Our staff can support your research by helping to deliver clinical procedures, treatment administration, data collection, laboratory processing and study management.
The CRF is located within the Royal Free Hospital with ready access to a wide range of medical expertise and close to specialised services.
We are integrated with the following support services, institutes and national centres to ensure you have the support you need to conduct your research and develop new treatments. On the Royal Free Hospital site, we are co-located with:
- imaging, including three CT scanners, four MRI scanners, nuclear medicine and radio pharmacy
- clinical trials pharmacy
- Centre for Cell, Gene and Tissue Therapeutics
- UCL Institute for Liver and Digestive Health
- UCL Institute of Immunity & Transplantation
- National Amyloidosis Centre
- Katherine Dormandy Haemophilia and Thrombosis Centre
- MRC/LifeArc national hub for gene therapy vector manufacture
We are active in the UK Clinical Research Facility Network, benefiting from close relationships with colleagues across the UK and the Republic of Ireland, sharing best practice and developing support tools for the delivery of clinical trials.
The CRF is equipped to manage early-phase clinical trials, mitigate risk and manage emergencies.
It is fully integrated within the Royal Free Hospital with direct links to its acute and emergency care teams, including 24/7 emergency response and intensive care, is equipped with a resuscitation (crash) trolley and has treatment and intervention areas with wall mounted piped oxygen and suction.
CRF staff take part in regular skill development and emergency scenario training and there are extensive safety and quality assurance procedures and oversight mechanisms in place specifically for the delivery of early-phase clinical trials.
When undertaking research at our facility, investigators can choose from three different levels of support best suited to their study:
- Space provision: where principal investigators (PI) run their study within the CRF with their own (non-CRF) research staff.
- Mixed model: where PIs run their study within the CRF and select specific skills and/or services they require from the CRF to deliver their study.
- Full service: where PIs lead the study within the CRF and CRF staff complete all protocol and administrative duties.
Regardless of the level of support we provide, all studies run within the CRF are delivered in accordance with our policies and procedures and under the clinical oversight of the CRF.

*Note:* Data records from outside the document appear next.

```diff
-            const char* sp = st + (m & SROWS) * 128 + ((c ^ (m & 7)) << 4);
-            vh[k] = *(const u32x4*)sp;
-            vl[k] = *(const u32x4*)(sp + SPL);
-          } else {
-            vh[k] = *(const u32x4*)(st + m * 128 + ((c ^ (m & 7)) << 4));
-          }
-        }
-        char* const hb = (char*)((T*)p.out + (long)(m_base + r8) * p.ldc + n_base + c * 8);
-        char* lb = hb;
-        bool second = false;
-        if constexpr (SPLIT) {
-          char* const rb = (char*)((T*)p.out + (long)(m_base + r8) * p.ldc);
-          if constexpr (EPI == EPI_BIAS) {
-            if constexpr (QK8) {
-              lb = rb + 2 * p.N + (n_base >> 6) * 128 + c * 16;
-              second = n_base < p.out_qk8;
-            } else {
-              lb = rb + ((long)p.N + n_base + c * 8) * sizeof(T);
-              second = true;
-            }
-          } else {
-            lb = rb + 2 * p.N + (c >> 2) * p.N + n_base + (c & 3) * 16;
-            second = c < 4 || !p.out_no_hi8;
-          }
-        }
-        const long rstride = (long)p.ldc * sizeof(T) * 8;
-        const bool inside = m_base + 128 <= p.M;
-        if (inside) {
-#pragma unroll
-          for (int k = 0; k < 4; ++k) {
-            const int it = 4 * pass + k;
-            ST_OUT((u32x4*)(hb + it * rstride), vh[k]);
-            if constexpr (SPLIT) {
-              if (second) ST_OUT((u32x4*)(lb + it * rstride), vl[k]);
+              vh[k] = *(const u32x4*)(st + m * 128 + ((c ^ (m & 7)) << 4));
             }
           }
-        } else {
-#pragma unroll
-          for (int k = 0; k < 4; ++k) {
-            const int it = 4 * pass + k;
-            if (m_base + it * 8 + r8 < p.M) {
+          __builtin_amdgcn_fence(__ATOMIC_ACQUIRE, "wavefront");
+          __builtin_amdgcn_wave_barrier();
+          char* const hb = (char*)((T*)p.out + (long)(m_base + r8) * p.ldc + n_base + c * 8);
+          char* lb = hb;
+          bool second = false;
+          if constexpr (SPLIT) {
+            char* const rb = (char*)((T*)p.out + (long)(m_base + r8) * p.ldc);
+            if constexpr (EPI == EPI_BIAS) {
+              if constexpr (QK8) {
+                lb = rb + 2 * p.N + (n_base >> 6) * 128 + c * 16;
+                second = REC;
+              } else {
+                lb = rb + ((long)p.N + n_base + c * 8) * sizeof(T);
+                second = true;
+              }
+            } else {
+              lb = rb + 2 * p.N + (c >> 2) * p.N + n_base + (c & 3) * 16;
+              second = c < 4 || !p.out_no_hi8;
+            }
+          }
+          const long rstride = (long)p.ldc * sizeof(T) * 8;
+          const bool inside = m_base + 128 <= p.M;
+          if (inside) {
+#pragma unroll
+            for (int k = 0; k < 4; ++k) {
+              const int it = 4 * pass + k;
               ST_OUT((u32x4*)(hb + it * rstride), vh[k]);
               if constexpr (SPLIT) {
                 if (second) ST_OUT((u32x4*)(lb + it * rstride), vl[k]);
               }
             }
+          } else {
+#pragma unroll
+            for (int k = 0; k < 4; ++k) {
+              const int it = 4 * pass + k;
+              if (m_base + it * 8 + r8 < p.M) {
+                ST_OUT((u32x4*)(hb + it * rstride), vh[k]);
+                if constexpr (SPLIT) {
+                  if (second) ST_OUT((u32x4*)(lb + it * rstride), vl[k]);
+                }
+              }
+            }
           }
         }
       }
+    };
+    if constexpr (SPLIT && EPI == EPI_BIAS && QK8) {
+      if (n_base < p.out_qk8) passes(BoolC<true>{});
+      else passes(BoolC<false>{});
+    } else {
+      passes(BoolC<false>{});
     }
   } else {
     __syncthreads();
@@ -884,6 +899,7 @@
     default: set_launch_error("gemm: no 256-tile kernel for this epilogue");
   }
   if (p.out_qk8 && (epi != EPI_BIAS || NP == 0)) set_launch_error("gemm: out_qk8 goes with the bias epilogue of the split kernels only");
+  if (p.row_ab && NP != 0) set_launch_error("gemm: the LayerNorm fold (row_ab) exists for plain 16-bit operands only");
 }
 
 static void patch_shape(int tiles_n, int& PMx, int& PN) {
@@ -924,6 +940,7 @@
     default: set_launch_error("gemm: no 256-tile kernel for this epilogue");
   }
   if (p.out_qk8 && epi != EPI_BIAS) set_launch_error("gemm: out_qk8 goes with the bias epilogue only");
+  if (p.row_ab) set_launch_error("gemm: the LayerNorm fold (row_ab) exists for plain 16-bit operands only");
 }
 
 template <typename T>
diff --git a/include/aaclip.h b/include/aaclip.h
--- a/include/aaclip.h
+++ b/include/aaclip.h
@@ -146,6 +146,9 @@
                      float eps, void* stream);
 int aaclip_gemm(int dtype, int epi, const void* A, long lda, const void* W, const float* bias, void* out, long ldc,
                 int M, int N, int K, int act, int scale_cols, float scale, void* stream);
+int aaclip_gemm_split_tile256(int epi, const void* A, long lda, const void* W, const float* bias, void* out, long ldc,
+                              int M, int N, int K, int scale_cols, float scale, int out_qk8, int out_no_hi8,
+                              void* stream);
 int aaclip_attention(int dtype, const void* qkv, void* ctx, int B, int L, int H, int causal, void* stream);
 int aaclip_attention_log2q(int dtype, const void* qkv, void* ctx, int B, int L, int H, int causal, void* stream);
 int aaclip_adapter_mix(float* x, const float* a, long rows, int D, float weight, void* stream);
```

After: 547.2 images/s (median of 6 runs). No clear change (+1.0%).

To undertake research in the CRF, a PI with a Royal Free London contract (substantive or honorary) must be selected by the study sponsor.
The CRF operates an adoption committee which reviews each study for risk, capacity and capability and provides ongoing clinical oversight of the delivery of the study within the CRF.
The organisational confirmation of capacity and capability review for studies run in the CRF is completed by the our research and development office. All study costings and contracting are completed through this office.
Clinical Trial Agreements for studies run in the CRF are agreed between the study sponsor and the Royal Free London.